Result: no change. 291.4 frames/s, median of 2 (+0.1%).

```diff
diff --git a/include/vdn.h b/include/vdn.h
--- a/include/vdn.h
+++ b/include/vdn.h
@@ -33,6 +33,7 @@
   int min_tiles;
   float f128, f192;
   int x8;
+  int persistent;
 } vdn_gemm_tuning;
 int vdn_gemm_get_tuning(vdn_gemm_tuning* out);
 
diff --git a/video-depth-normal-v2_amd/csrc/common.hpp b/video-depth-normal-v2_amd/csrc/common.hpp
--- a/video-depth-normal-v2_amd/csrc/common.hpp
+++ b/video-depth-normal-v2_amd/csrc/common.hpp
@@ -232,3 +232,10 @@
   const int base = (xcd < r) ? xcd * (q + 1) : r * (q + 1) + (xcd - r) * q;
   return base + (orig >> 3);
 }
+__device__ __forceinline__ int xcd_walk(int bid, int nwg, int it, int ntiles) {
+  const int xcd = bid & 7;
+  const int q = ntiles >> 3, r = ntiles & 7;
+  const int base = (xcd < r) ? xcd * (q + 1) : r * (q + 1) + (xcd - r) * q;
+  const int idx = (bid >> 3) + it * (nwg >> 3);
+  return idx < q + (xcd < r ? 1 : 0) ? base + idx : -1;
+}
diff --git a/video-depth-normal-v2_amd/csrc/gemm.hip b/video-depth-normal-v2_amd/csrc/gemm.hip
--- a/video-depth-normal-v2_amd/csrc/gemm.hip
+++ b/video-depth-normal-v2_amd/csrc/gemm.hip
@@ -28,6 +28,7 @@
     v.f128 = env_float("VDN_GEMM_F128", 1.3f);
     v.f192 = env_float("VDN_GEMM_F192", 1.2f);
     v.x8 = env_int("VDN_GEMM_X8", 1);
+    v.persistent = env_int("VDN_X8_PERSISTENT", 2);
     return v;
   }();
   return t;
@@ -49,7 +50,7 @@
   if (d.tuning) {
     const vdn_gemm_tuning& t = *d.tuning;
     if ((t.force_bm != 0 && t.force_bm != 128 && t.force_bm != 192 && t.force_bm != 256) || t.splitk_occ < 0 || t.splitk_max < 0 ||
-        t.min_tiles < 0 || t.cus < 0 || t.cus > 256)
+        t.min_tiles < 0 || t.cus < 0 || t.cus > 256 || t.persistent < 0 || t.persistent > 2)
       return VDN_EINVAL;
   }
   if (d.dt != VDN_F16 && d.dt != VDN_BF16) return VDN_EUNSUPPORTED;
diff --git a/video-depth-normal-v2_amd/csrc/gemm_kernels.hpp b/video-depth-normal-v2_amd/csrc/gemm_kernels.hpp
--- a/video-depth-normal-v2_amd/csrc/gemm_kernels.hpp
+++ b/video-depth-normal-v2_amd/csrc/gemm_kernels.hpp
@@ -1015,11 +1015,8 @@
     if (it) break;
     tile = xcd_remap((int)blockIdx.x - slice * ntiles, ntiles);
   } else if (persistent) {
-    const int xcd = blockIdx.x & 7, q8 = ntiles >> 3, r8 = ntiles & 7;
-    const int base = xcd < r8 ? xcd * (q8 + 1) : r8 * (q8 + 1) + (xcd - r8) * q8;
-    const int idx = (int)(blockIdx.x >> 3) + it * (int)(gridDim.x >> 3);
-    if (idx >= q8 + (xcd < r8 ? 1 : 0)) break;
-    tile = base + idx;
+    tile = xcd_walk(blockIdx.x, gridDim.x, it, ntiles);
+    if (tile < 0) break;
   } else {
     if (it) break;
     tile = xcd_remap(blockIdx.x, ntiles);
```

...

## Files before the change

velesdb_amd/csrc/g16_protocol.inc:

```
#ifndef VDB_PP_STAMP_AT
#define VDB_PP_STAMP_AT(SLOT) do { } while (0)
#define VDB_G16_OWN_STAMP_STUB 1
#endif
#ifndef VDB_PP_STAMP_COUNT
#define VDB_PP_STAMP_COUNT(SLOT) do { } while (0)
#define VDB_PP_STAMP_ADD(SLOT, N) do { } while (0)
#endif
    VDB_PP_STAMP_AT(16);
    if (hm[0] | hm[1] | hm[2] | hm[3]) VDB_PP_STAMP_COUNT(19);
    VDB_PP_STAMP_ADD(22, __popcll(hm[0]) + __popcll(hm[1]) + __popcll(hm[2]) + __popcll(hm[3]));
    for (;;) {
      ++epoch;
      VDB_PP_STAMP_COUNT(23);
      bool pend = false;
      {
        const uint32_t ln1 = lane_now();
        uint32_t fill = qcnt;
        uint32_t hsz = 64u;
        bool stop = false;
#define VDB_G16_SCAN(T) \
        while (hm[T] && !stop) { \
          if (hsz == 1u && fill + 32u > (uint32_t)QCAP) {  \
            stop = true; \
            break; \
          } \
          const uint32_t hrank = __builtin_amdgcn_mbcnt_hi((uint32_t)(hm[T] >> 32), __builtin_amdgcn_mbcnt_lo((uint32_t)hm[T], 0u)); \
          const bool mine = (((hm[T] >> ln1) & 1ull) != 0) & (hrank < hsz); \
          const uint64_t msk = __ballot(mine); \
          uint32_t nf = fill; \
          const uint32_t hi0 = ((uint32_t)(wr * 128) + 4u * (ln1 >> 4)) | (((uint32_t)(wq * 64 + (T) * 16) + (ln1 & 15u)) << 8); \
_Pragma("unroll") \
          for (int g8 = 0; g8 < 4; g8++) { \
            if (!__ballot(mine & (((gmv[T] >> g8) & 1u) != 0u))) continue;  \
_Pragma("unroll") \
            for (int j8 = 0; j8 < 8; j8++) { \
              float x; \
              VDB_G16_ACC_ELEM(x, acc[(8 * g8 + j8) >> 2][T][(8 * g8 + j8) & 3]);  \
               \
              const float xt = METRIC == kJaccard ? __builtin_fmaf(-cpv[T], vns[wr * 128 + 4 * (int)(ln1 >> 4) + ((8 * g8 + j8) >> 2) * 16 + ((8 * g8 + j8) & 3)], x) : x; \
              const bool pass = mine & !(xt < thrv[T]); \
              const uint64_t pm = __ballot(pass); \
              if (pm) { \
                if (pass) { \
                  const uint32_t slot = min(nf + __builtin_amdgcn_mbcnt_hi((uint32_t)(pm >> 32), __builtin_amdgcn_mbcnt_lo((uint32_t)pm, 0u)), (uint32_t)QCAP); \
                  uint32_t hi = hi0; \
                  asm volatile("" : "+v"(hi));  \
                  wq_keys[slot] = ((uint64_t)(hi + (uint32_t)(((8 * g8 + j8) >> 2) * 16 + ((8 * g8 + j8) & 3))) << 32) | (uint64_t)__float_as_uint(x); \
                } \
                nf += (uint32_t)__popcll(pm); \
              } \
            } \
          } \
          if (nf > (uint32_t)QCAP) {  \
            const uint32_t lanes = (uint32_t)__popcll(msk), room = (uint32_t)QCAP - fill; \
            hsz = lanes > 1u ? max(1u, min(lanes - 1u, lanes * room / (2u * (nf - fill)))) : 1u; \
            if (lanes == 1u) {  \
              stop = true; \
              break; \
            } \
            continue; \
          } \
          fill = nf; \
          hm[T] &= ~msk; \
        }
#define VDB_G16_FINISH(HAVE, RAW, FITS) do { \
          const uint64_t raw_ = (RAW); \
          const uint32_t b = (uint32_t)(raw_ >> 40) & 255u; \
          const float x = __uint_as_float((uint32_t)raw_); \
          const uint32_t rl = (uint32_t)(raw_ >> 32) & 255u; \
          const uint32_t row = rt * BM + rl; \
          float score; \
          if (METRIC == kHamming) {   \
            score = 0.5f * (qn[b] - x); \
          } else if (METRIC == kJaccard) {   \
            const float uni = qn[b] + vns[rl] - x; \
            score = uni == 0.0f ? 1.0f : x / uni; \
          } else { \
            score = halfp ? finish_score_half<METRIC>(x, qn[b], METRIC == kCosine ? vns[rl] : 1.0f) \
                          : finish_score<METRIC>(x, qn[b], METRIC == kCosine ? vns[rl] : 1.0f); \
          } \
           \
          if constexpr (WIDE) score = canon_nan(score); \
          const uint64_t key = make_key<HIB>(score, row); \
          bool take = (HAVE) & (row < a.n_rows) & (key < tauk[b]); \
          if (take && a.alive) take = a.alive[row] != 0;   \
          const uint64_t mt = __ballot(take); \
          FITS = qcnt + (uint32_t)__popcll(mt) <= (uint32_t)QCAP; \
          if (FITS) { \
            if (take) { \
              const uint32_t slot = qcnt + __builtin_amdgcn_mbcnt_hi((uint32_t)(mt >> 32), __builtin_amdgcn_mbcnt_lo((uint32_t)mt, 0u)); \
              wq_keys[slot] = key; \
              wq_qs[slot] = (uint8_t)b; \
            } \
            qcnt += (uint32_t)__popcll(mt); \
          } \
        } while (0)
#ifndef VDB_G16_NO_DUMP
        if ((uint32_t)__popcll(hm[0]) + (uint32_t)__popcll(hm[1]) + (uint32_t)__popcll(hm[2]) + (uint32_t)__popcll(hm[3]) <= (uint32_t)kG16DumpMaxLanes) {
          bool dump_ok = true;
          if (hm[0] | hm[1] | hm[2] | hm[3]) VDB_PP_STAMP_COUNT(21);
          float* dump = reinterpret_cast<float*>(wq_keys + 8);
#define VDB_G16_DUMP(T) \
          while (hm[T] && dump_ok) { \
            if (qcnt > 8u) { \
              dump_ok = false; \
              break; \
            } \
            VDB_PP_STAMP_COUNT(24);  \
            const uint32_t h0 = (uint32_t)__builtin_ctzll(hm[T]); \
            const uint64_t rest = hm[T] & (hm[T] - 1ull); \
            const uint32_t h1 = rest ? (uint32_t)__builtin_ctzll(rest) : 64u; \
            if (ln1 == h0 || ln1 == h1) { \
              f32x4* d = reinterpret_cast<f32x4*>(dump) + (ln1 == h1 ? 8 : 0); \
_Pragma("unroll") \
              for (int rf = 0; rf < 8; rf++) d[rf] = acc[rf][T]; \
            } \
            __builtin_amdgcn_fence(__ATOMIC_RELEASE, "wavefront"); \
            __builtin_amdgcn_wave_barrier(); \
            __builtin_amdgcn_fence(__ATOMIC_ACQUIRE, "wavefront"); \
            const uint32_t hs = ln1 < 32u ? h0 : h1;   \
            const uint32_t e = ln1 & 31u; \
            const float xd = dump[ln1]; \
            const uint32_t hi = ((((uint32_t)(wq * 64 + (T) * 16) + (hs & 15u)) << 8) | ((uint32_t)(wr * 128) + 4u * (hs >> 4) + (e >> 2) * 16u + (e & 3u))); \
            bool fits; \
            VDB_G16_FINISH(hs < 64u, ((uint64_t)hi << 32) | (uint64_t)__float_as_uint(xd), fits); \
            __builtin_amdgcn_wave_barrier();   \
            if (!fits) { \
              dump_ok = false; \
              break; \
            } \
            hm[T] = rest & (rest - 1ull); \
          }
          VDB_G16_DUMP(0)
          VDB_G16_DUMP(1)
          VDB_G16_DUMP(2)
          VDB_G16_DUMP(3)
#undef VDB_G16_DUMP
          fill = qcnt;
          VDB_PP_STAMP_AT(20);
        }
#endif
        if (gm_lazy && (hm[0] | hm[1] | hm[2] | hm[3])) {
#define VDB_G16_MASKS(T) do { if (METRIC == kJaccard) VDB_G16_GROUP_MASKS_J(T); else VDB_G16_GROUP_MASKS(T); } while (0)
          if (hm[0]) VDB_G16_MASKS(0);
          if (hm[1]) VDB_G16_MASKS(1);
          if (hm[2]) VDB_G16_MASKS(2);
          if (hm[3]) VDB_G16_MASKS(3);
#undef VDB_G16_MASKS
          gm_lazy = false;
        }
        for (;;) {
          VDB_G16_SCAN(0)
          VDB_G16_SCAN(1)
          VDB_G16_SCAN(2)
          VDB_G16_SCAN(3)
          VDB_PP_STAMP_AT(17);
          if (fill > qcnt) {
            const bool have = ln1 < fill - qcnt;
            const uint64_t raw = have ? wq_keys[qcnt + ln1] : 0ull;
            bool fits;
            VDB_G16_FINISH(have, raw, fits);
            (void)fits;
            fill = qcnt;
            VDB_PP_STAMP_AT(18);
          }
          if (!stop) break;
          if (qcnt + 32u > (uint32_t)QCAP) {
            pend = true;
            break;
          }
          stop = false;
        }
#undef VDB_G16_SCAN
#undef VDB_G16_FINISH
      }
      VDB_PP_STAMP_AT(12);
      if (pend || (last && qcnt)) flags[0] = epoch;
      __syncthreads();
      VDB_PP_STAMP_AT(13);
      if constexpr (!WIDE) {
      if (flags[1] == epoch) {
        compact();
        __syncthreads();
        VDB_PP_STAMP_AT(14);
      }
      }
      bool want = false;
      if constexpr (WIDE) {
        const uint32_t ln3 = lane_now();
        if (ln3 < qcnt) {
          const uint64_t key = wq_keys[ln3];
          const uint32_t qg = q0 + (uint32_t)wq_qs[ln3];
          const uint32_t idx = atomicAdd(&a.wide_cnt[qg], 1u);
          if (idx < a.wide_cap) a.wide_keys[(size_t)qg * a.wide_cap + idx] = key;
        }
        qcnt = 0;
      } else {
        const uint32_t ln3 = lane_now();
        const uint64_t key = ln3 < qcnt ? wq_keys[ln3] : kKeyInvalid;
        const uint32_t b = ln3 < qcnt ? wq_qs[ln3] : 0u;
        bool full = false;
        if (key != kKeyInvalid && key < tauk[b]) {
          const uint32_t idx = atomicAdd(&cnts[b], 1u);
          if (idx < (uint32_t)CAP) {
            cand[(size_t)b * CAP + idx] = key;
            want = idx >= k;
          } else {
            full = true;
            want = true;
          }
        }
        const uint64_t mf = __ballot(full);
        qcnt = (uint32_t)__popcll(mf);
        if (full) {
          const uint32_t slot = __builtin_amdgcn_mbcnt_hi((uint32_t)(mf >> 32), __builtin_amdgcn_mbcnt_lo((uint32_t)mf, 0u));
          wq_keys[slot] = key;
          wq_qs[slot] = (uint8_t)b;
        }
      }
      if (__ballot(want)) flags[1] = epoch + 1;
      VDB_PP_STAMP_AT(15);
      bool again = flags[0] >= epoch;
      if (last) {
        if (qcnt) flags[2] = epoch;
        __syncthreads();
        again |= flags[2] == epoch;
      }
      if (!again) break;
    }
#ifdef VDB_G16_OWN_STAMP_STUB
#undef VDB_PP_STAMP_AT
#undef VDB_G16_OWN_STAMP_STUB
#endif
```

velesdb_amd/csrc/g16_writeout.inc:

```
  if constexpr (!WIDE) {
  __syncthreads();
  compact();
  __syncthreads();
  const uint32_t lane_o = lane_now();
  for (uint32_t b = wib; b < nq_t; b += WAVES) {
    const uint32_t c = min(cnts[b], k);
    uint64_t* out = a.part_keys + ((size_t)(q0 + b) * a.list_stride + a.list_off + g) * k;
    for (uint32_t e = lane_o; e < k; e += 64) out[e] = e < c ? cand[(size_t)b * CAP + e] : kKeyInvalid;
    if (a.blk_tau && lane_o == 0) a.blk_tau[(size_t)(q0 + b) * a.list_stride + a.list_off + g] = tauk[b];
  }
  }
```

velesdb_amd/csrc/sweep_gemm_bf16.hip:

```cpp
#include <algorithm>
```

> What is being asked
Search the material above for the word "change", then copy out each line that has it.

> Expected answer
Result: no change. 291.4 frames/s, median of 2 (+0.1%).
## Files before the change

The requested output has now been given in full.